How utterly ridiculous a Masonic Lodge must appear to the non-Mason who hears reports of turbulence in disagreements at our meetings. And, Bro. Senior Warden, I believe the very keynote of your station in the West is just at this point. Harmony is not to be had except as the Brethren of the Lodge, with the Senior Warden, practice forbearance, which includes the God-given traits of "patience" and "tact." I often wonder if the Almighty ever gave to mankind a more soothing influence than is summed up in those two words. The Lodge that functions with the smoothness of a well-oiled machine, each part lending itself to the complete and harmonious movement of the whole, is a happy Lodge.
And the Senior Warden assist the Worshipful Master.
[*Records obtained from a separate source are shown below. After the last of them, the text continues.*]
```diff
+    for (int pj = 0; pj < nproj; ++pj) route_mix(&T[wave][pj * g], U + (long)m * ldu + pj * nl * r, nl, r, scaling, lane);
 }
 
 }
```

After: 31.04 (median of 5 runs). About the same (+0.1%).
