# CodyRichter/MLMicroserviceTemplate

Hardware: AMD Instinct MI355X
Metric: requests/sec (whole node) + p50 latency, ResNet-50 bs=32 (higher is better)
Workload: dtype bf16; 1 GPU; model=resnet50-v1.5, global_batch=32, per_gpu_batch=32, image_size=224, parallelism=dp1, backend=fused, concurrent_slots=True, cu_partitions=2, hipgraph=True, inflight=4, numa_bound=True, partition_mode=intra, prestage=False, ranks_consistent=True, dist_backend=none, dist_world=1

## Files before the change

### mlmicroservicetemplate_amd/models/resnet.py

```python
from __future__ import annotations

import math
import os
from dataclasses import dataclass
from typing import Dict, List, Optional, Tuple

import torch
import torch.nn.functional as F

STAGES: Tuple[Tuple[int, int, int, int], ...] = (
    (3, 64, 256, 1),
    (4, 128, 512, 2),
    (6, 256, 1024, 2),
    (3, 512, 2048, 2),
)
IMAGENET_MEAN = (0.485 * 255, 0.456 * 255, 0.406 * 255)
IMAGENET_STD = (0.229 * 255, 0.224 * 255, 0.225 * 255)
NUM_CLASSES = 1000


@dataclass
class ConvSpec:
    name: str
    cin: int
    cout: int
    k: int
    stride: int
    pad: int


def conv_specs() -> List[ConvSpec]:
    specs = [ConvSpec("stem", 3, 64, 7, 2, 3)]
    cin = 64
    for si, (nblocks, mid, cout, stride) in enumerate(STAGES):
        for bi in range(nblocks):
            s = stride if bi == 0 else 1
            p = f"layer{si + 1}.{bi}"
            specs.append(ConvSpec(p + ".conv1", cin, mid, 1, 1, 0))
            specs.append(ConvSpec(p + ".conv2", mid, mid, 3, s, 1))
            specs.append(ConvSpec(p + ".conv3", mid, cout, 1, 1, 0))
            if bi == 0:
                specs.append(ConvSpec(p + ".down", cin, cout, 1, s, 0))
            cin = cout
    return specs


def init_resnet50(seed: int = 0, num_classes: int = NUM_CLASSES) -> Dict[str, torch.Tensor]:
    g = torch.Generator().manual_seed(seed)
    params: Dict[str, torch.Tensor] = {}
    for spec in conv_specs():
        fan_in = spec.cin * spec.k * spec.k
# ... 190 lines not shown
    for s, _hin, ho in conv_shapes(image_size):
        total += 2.0 * ho * ho * s.cout * s.cin * s.k * s.k
    return total + 2.0 * 2048 * NUM_CLASSES


class ResNet50Fused:

    def __init__(self, params: Dict[str, torch.Tensor], device, max_batch: int = 256,
                 tuning: Optional[Dict[str, Tuple[int, int]]] = None, image_size: int = 224):
        from .. import ops

        self.ops = ops
        self.device = torch.device(device)
        self.image_size = image_size
        self.tuning = dict(tuning or {})
        self.specs = {s.name: s for s in conv_specs()}
        self.w: Dict[str, torch.Tensor] = {}
        self.b: Dict[str, torch.Tensor] = {}
        for s in conv_specs():
            scale, bias = fold_bn(params, s.name)
            w = params[s.name + ".w"] * scale.view(-1, 1, 1, 1)
            self.w[s.name] = ops.pack_conv_weight(w).to(self.device)
            self.b[s.name] = bias.to(device=self.device, dtype=torch.float32).contiguous()
        self.dual_w: Dict[str, torch.Tensor] = {}
        self.dual_b: Dict[str, torch.Tensor] = {}
        for si, (_nb, _m, _c, _s) in enumerate(STAGES):
            p0 = f"layer{si + 1}.0"
            w3, wd = self.w[p0 + ".conv3"], self.w[p0 + ".down"]
            self.dual_w[p0] = torch.cat([w3.reshape(w3.shape[0], -1), wd.reshape(wd.shape[0], -1)], 1).contiguous()
            self.dual_b[p0] = (self.b[p0 + ".conv3"] + self.b[p0 + ".down"]).contiguous()
        self.fuse_down = True
        self.chain = os.environ.get("MLS_CHAIN", "1") != "0"
        self.chain_skip: set = {b for b in os.environ.get("MLS_CHAIN_SKIP", "").split(",") if b}
        self.chain_l3 = os.environ.get("MLS_CHAIN_L3", "0") == "1"
        if os.environ.get("MLS_CHAIN_L2_CW"):
            ops.set_chain_l2_cw(int(os.environ["MLS_CHAIN_L2_CW"]))
        if os.environ.get("MLS_CHAIN_L2_BM"):
            ops.lib().mls_chain_set_l2_bm(int(os.environ["MLS_CHAIN_L2_BM"]))
        if os.environ.get("MLS_CHAIN_VARIANT"):
            ops.lib().mls_chain_set_variant(int(os.environ["MLS_CHAIN_VARIANT"]))
        self.fuse_stem = image_size == 224 and os.environ.get("MLS_FUSED_STEM", "1") != "0"
        self.fuse_stem_conv1 = os.environ.get("MLS_STEM_CONV1", "0") == "1"
        self.fc_w = params["fc.w"].to(device=self.device, dtype=torch.bfloat16).contiguous()
        self.fc_b = params["fc.b"].to(device=self.device, dtype=torch.float32).contiguous()
        self.num_classes = self.fc_w.shape[0]
        self.mean = IMAGENET_MEAN
        self.std = IMAGENET_STD
        self.max_batch = max_batch
        self._ws = ops.StreamWorkspace(self._workspace_bytes(max_batch) // 4 + 1, self.device)
        self.fuse_head = os.environ.get("MLS_FUSED_HEAD", "1") != "0"
        self._pool = ops.StreamWorkspace(max_batch * self.fc_w.shape[1], self.device, zero=True)

    @property
    def workspace(self) -> torch.Tensor:
        return self._ws.get()

    @torch.no_grad()
    def update_params(self, params: Dict[str, torch.Tensor]) -> None:
        from .. import ops

        for s in conv_specs():
            scale, bias = fold_bn(params, s.name)
            w = ops.pack_conv_weight(params[s.name + ".w"] * scale.view(-1, 1, 1, 1))
            self.w[s.name].copy_(w)
            self.b[s.name].copy_(bias)
        for si in range(len(STAGES)):
# ... 21 lines not shown
        return self.ops.gemm_heuristic(M, N, K)

    def _workspace_bytes(self, batch: int) -> int:
        need = 0
        for b in sorted({1, 2, 4, 8, 16, 32, 64, 128, 256, batch}):
            if b > batch:
                continue
            for name, M, N, K in self.layer_gemm_shapes(b):
                cfg, sk = self._plan(name, M, N, K)
                if cfg in self.ops.PIPE_CFGS:
                    sk = sk % 16 or 1
                if sk > 1:
                    need = max(need, sk * M * N * 4)
        return max(need, batch * NUM_CLASSES * 4, 1 << 20)

    def _conv(self, x, name, act, residual=None, pad=None):
        s = self.specs[name]
        cfg, sk = self.tuning.get(name, (0, 0))
        return self.ops.conv2d_nhwc(x, self.w[name], self.b[name], kernel=s.k, stride=s.stride,
                                    pad=s.pad if pad is None else pad,
                                    residual=residual, act=act, workspace=self.workspace, cfg=cfg, splitk=sk)


    def _chained(self, p: str, nxt: str, dual: bool) -> bool:
        if not self.chain or p in self.chain_skip:
            return False
        c3 = self.specs[p + ".conv3"]
        k = c3.cin + (self.specs[p + ".down"].cin if dual else 0)
        c1 = self.specs[nxt + ".conv1"]
        shape = (k, c3.cout, c1.cout)
        if shape == (256, 1024, 256) and not self.chain_l3:
            return False
        return c1.k == 1 and c1.stride == 1 and shape in self.ops.CHAIN_SHAPES

    def forward(self, images_u8_nhwc: torch.Tensor) -> torch.Tensor:
        ops = self.ops
        B = images_u8_nhwc.shape[0]
        if self.fuse_head:
            pooled = self._trunk(images_u8_nhwc, pool=True)
            _v, _i, logits = ops.fc_head(pooled, self.fc_w, self.fc_b, 0, logits=self._logits_buf(B))
            return logits.to(torch.bfloat16)
        x = self._trunk(images_u8_nhwc, pool=False)
        pooled = ops.avgpool_global_nhwc(x)
        cfg, sk = self.tuning.get("fc", (0, 0))
        return ops.gemm(pooled, self.fc_w, self.fc_b, workspace=self.workspace, cfg=cfg, splitk=sk)

    __call__ = forward

    def _logits_buf(self, B: int) -> torch.Tensor:
        return self.workspace[: B * self.num_classes].view(B, self.num_classes)

    def classify(self, images_u8_nhwc: torch.Tensor, k: int = 5, err: Optional[torch.Tensor] = None):
        if self.fuse_head:
            pooled = self._trunk(images_u8_nhwc, pool=True)
            B = images_u8_nhwc.shape[0]
            vals, idx, _ = self.ops.fc_head(pooled, self.fc_w, self.fc_b, k, logits=self._logits_buf(B), err=err)
            return vals, idx
        vals, idx = self.ops.softmax_topk(self.forward(images_u8_nhwc), k)
        if err is not None:
            bad = (err[: idx.shape[0]] != 0).view(-1, 1)
            idx = torch.where(bad, torch.full_like(idx, -1), idx)
            vals = torch.where(bad, torch.full_like(vals, float("nan")), vals)
        return vals, idx

    def _trunk(self, images_u8_nhwc: torch.Tensor, pool: bool) -> torch.Tensor:
        ops = self.ops
        B = images_u8_nhwc.shape[0]
        if B > self.max_batch:
            raise ValueError(f"batch {B} > max_batch {self.max_batch}")
        if self.fuse_stem and self.fuse_stem_conv1:
            x, t1 = ops.stem_pool_u8(images_u8_nhwc, self.w["stem"], self.b["stem"], self.mean, self.std,
                                     conv1_w=self.w["layer1.0.conv1"], conv1_b=self.b["layer1.0.conv1"])
        else:
            if self.fuse_stem:
                x = ops.stem_pool_u8(images_u8_nhwc, self.w["stem"], self.b["stem"], self.mean, self.std)
            else:
                x = ops.normalize_u8(images_u8_nhwc, self.mean, self.std, pad=3)
                x = self._conv(x, "stem", ops.ACT_RELU, pad=0)
                x = ops.maxpool2d_nhwc(x, 3, 2, 1)
            t1 = self._conv(x, "layer1.0.conv1", ops.ACT_RELU)
        blocks = [(si, bi) for si, (nblocks, _m, _c, _s) in enumerate(STAGES) for bi in range(nblocks)]
        for idx, (si, bi) in enumerate(blocks):
            p = f"layer{si + 1}.{bi}"
            nxt = f"layer{blocks[idx + 1][0] + 1}.{blocks[idx + 1][1]}" if idx + 1 < len(blocks) else None
            t2 = self._conv(t1, p + ".conv2", ops.ACT_RELU)
            dual = bi == 0 and self.fuse_down
            if nxt is not None and self._chained(p, nxt, dual):
                w1n, b1n = self.w[nxt + ".conv1"], self.b[nxt + ".conv1"]
                w1n = w1n.reshape(w1n.shape[0], -1)
                if dual:
                    x, t1 = ops.conv1x1_chain(t2, self.dual_w[p], self.dual_b[p], w1n, b1n, a2=x,
                                              stride2=self.specs[p + ".down"].stride)
                else:
                    w3 = self.w[p + ".conv3"]
                    x, t1 = ops.conv1x1_chain(t2, w3.reshape(w3.shape[0], -1), self.b[p + ".conv3"], w1n, b1n,
                                              residual=x)
                continue
            if dual:
                cfg, sk = self.tuning.get(p + ".dual", (0, 0))
                x = ops.conv1x1_dual(t2, x, self.dual_w[p], self.dual_b[p], stride2=self.specs[p + ".down"].stride,
                                     act=ops.ACT_RELU, workspace=self.workspace, cfg=cfg, splitk=sk)
            else:
                identity = self._conv(x, p + ".down", ops.ACT_NONE) if bi == 0 else x
                if nxt is None and pool:
                    pooled = self._pool.get()[: B * self.fc_w.shape[1]].view(B, -1)
                    cfg, _sk = self.tuning.get(p + ".conv3", (0, 0))
                    s3 = self.specs[p + ".conv3"]
                    ops.conv2d_pool(t2, self.w[p + ".conv3"], self.b[p + ".conv3"], pooled, kernel=s3.k,
                                    stride=s3.stride, pad=s3.pad, residual=identity, act=ops.ACT_RELU, cfg=cfg)
                    return pooled
                x = self._conv(t2, p + ".conv3", ops.ACT_RELU, residual=identity)
            if nxt is not None:
                t1 = self._conv(x, nxt + ".conv1", ops.ACT_RELU)
        if pool:
            pooled = self._pool.get()[: B * self.fc_w.shape[1]].view(B, -1)
            pooled.copy_(ops.avgpool_global_nhwc(x).float())
            return pooled
        return x
```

I think every Mason who considers at all the Senior Warden as such does so in the light of his qualifications for the East. If the Worshipful Master is absent from a communication the Senior Warden presides over the Lodge. Through what finer training-school for the East could one pass than service in the West? Here he may learn to assist without taking the lead. Here he may learn to act, and develop those qualities of mind which, in a broad sense, will make him most useful. At any time he may have to preside over the Lodge, wherefore he should be as well informed upon the ritual as the Master himself. And not the ritual alone! He should be as well a student of the Grand Lodge Constitutions. In this way he may save the Worshipful Master and the Lodge much embarrassment. It is a duty which every Master and the Senior and Junior Wardens owe to the Craft. If there is one great truth which, more than any other, I would like to drive home, it is this: No human institution, Freemasonry include, is greater than the quality of its leadership. The higher the standard of our leadership in the East the more useful, in terms of service to our fellowman will be our Lodges.
Another duty of the Senior Warden is to represent his Lodge in Grand Lodge should the Master not attend. It is almost inconceivable to imagine a Worshipful Master who fails to give his Lodge representation in the Grand Body. If circumstances should prevent his attendance he should see that a Warden or a proxy attends. In this connection Section 3 of the Constitutions says: "This Grand Lodge shall be composed of all its Grand Officers, the Past Grand Masters, Past Deputy Grand Masters, Past Grand Wardens, Past Grand Treasurers, Past Grand Secretaries, and one Representative from each Lodge (who shall be the Master, one of the Wardens in the order of seniority, or a Proxy duly elected by the Lodge)."
When the Senior Warden represents his Lodge at Grand Lodge he should give a report to the Lodge of the proceedings, just as the Master would have done. This report should be supplemented by reading to the Brethren from the Transactions when they are received, from which a liberal education in matters Masonic may be obtained. Too seldom is seen a bookcase containing bound volumes of the Grand Lodge Transactions, extending back for a number of years, where the Brethren may have access to them. This valuable book too frequently never finds its way into the Lodge-room, where by every right it belongs.
Thus does the ritual, as we contemplate it, emphasizes the work of the Senior Warden, giving it a we perhaps had not dreamed of. For upon this Officer rests a task of the utmost importance. And upon his conception of his duty to his Brethren depends much of it usefulness as a character-forming and character-building institution.